(Records from a data collection)
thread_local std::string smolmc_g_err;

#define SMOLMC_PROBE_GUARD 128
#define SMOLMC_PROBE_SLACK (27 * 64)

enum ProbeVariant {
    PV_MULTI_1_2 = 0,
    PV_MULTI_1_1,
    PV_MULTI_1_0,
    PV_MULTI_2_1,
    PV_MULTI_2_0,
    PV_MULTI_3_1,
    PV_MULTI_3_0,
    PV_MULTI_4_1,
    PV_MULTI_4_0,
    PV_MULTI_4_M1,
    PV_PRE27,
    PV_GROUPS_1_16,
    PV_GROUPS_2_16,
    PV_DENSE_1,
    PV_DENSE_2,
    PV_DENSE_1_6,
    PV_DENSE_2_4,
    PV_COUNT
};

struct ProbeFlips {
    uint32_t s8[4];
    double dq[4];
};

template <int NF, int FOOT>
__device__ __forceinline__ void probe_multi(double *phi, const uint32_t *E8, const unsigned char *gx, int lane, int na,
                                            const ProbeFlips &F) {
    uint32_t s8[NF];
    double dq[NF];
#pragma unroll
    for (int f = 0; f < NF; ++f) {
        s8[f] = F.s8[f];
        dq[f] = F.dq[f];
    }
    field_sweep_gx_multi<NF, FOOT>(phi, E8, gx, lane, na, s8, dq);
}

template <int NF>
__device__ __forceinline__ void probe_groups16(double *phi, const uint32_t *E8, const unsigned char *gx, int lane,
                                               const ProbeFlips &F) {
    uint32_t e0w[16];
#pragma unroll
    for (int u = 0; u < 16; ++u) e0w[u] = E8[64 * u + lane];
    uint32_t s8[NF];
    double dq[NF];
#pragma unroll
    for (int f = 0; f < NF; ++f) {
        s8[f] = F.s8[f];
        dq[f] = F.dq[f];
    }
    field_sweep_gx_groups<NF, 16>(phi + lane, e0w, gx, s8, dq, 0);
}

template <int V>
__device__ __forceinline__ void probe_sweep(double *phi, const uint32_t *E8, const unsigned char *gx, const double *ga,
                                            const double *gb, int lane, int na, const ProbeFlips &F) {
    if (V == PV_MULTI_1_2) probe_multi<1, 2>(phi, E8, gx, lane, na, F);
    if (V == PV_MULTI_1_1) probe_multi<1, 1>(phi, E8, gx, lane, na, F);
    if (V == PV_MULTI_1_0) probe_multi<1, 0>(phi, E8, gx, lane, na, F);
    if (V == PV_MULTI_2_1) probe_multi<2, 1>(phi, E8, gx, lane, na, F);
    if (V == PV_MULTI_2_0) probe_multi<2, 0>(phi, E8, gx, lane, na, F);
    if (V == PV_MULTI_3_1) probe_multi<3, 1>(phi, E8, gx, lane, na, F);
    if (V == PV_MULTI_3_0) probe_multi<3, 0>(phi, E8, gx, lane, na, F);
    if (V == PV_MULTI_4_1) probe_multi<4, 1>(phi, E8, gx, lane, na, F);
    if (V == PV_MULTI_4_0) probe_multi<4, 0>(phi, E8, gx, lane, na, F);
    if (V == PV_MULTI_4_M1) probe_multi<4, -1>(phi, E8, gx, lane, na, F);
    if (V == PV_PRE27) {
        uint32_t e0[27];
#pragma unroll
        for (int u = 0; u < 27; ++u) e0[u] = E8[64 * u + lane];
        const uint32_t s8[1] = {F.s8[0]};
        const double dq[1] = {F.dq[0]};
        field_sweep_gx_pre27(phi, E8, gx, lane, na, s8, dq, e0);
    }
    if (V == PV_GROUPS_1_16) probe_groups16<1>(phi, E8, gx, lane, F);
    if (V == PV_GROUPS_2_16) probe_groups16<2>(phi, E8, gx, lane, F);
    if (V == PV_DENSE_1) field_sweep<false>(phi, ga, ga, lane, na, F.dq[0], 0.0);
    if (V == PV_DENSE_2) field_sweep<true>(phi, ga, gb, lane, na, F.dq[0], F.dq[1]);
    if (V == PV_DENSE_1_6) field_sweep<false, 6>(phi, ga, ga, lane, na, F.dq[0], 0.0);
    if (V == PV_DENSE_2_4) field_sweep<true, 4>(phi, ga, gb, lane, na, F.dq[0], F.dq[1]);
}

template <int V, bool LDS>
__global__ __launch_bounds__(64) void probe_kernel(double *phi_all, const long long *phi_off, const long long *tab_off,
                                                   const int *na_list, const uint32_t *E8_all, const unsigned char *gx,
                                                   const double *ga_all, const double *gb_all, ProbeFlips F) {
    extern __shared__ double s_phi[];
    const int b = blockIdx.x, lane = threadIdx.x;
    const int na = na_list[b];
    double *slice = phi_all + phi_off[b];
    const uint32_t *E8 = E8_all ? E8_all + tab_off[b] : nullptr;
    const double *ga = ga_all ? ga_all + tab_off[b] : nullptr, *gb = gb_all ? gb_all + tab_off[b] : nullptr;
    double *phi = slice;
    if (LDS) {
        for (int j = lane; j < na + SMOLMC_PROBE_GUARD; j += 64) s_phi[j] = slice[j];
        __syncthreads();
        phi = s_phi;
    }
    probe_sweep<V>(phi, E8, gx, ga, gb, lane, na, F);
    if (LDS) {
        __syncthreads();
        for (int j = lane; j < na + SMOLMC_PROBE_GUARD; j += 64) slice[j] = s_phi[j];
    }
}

(To do): From the first line to the last, transcribe the data exactly.

(Task answer):
thread_local std::string smolmc_g_err;

#define SMOLMC_PROBE_GUARD 128
#define SMOLMC_PROBE_SLACK (27 * 64)

enum ProbeVariant {
    PV_MULTI_1_2 = 0,
    PV_MULTI_1_1,
    PV_MULTI_1_0,
    PV_MULTI_2_1,
    PV_MULTI_2_0,
    PV_MULTI_3_1,
    PV_MULTI_3_0,
    PV_MULTI_4_1,
    PV_MULTI_4_0,
    PV_MULTI_4_M1,
    PV_PRE27,
    PV_GROUPS_1_16,
    PV_GROUPS_2_16,
    PV_DENSE_1,
    PV_DENSE_2,
    PV_DENSE_1_6,
    PV_DENSE_2_4,
    PV_COUNT
};

struct ProbeFlips {
    uint32_t s8[4];
    double dq[4];
};

template <int NF, int FOOT>
__device__ __forceinline__ void probe_multi(double *phi, const uint32_t *E8, const unsigned char *gx, int lane, int na,
                                            const ProbeFlips &F) {
    uint32_t s8[NF];
    double dq[NF];
#pragma unroll
    for (int f = 0; f < NF; ++f) {
        s8[f] = F.s8[f];
        dq[f] = F.dq[f];
    }
    field_sweep_gx_multi<NF, FOOT>(phi, E8, gx, lane, na, s8, dq);
}

template <int NF>
__device__ __forceinline__ void probe_groups16(double *phi, const uint32_t *E8, const unsigned char *gx, int lane,
                                               const ProbeFlips &F) {
    uint32_t e0w[16];
#pragma unroll
    for (int u = 0; u < 16; ++u) e0w[u] = E8[64 * u + lane];
    uint32_t s8[NF];
    double dq[NF];
#pragma unroll
    for (int f = 0; f < NF; ++f) {
        s8[f] = F.s8[f];
        dq[f] = F.dq[f];
    }
    field_sweep_gx_groups<NF, 16>(phi + lane, e0w, gx, s8, dq, 0);
}

template <int V>
__device__ __forceinline__ void probe_sweep(double *phi, const uint32_t *E8, const unsigned char *gx, const double *ga,
                                            const double *gb, int lane, int na, const ProbeFlips &F) {
    if (V == PV_MULTI_1_2) probe_multi<1, 2>(phi, E8, gx, lane, na, F);
    if (V == PV_MULTI_1_1) probe_multi<1, 1>(phi, E8, gx, lane, na, F);
    if (V == PV_MULTI_1_0) probe_multi<1, 0>(phi, E8, gx, lane, na, F);
    if (V == PV_MULTI_2_1) probe_multi<2, 1>(phi, E8, gx, lane, na, F);
    if (V == PV_MULTI_2_0) probe_multi<2, 0>(phi, E8, gx, lane, na, F);
    if (V == PV_MULTI_3_1) probe_multi<3, 1>(phi, E8, gx, lane, na, F);
    if (V == PV_MULTI_3_0) probe_multi<3, 0>(phi, E8, gx, lane, na, F);
    if (V == PV_MULTI_4_1) probe_multi<4, 1>(phi, E8, gx, lane, na, F);
    if (V == PV_MULTI_4_0) probe_multi<4, 0>(phi, E8, gx, lane, na, F);
    if (V == PV_MULTI_4_M1) probe_multi<4, -1>(phi, E8, gx, lane, na, F);
    if (V == PV_PRE27) {
        uint32_t e0[27];
#pragma unroll
        for (int u = 0; u < 27; ++u) e0[u] = E8[64 * u + lane];
        const uint32_t s8[1] = {F.s8[0]};
        const double dq[1] = {F.dq[0]};
        field_sweep_gx_pre27(phi, E8, gx, lane, na, s8, dq, e0);
    }
    if (V == PV_GROUPS_1_16) probe_groups16<1>(phi, E8, gx, lane, F);
    if (V == PV_GROUPS_2_16) probe_groups16<2>(phi, E8, gx, lane, F);
    if (V == PV_DENSE_1) field_sweep<false>(phi, ga, ga, lane, na, F.dq[0], 0.0);
    if (V == PV_DENSE_2) field_sweep<true>(phi, ga, gb, lane, na, F.dq[0], F.dq[1]);
    if (V == PV_DENSE_1_6) field_sweep<false, 6>(phi, ga, ga, lane, na, F.dq[0], 0.0);
    if (V == PV_DENSE_2_4) field_sweep<true, 4>(phi, ga, gb, lane, na, F.dq[0], F.dq[1]);
}

template <int V, bool LDS>
__global__ __launch_bounds__(64) void probe_kernel(double *phi_all, const long long *phi_off, const long long *tab_off,
                                                   const int *na_list, const uint32_t *E8_all, const unsigned char *gx,
                                                   const double *ga_all, const double *gb_all, ProbeFlips F) {
    extern __shared__ double s_phi[];
    const int b = blockIdx.x, lane = threadIdx.x;
    const int na = na_list[b];
    double *slice = phi_all + phi_off[b];
    const uint32_t *E8 = E8_all ? E8_all + tab_off[b] : nullptr;
    const double *ga = ga_all ? ga_all + tab_off[b] : nullptr, *gb = gb_all ? gb_all + tab_off[b] : nullptr;
    double *phi = slice;
    if (LDS) {
        for (int j = lane; j < na + SMOLMC_PROBE_GUARD; j += 64) s_phi[j] = slice[j];
        __syncthreads();
        phi = s_phi;
    }
    probe_sweep<V>(phi, E8, gx, ga, gb, lane, na, F);
    if (LDS) {
        __syncthreads();
        for (int j = lane; j < na + SMOLMC_PROBE_GUARD; j += 64) slice[j] = s_phi[j];
    }
}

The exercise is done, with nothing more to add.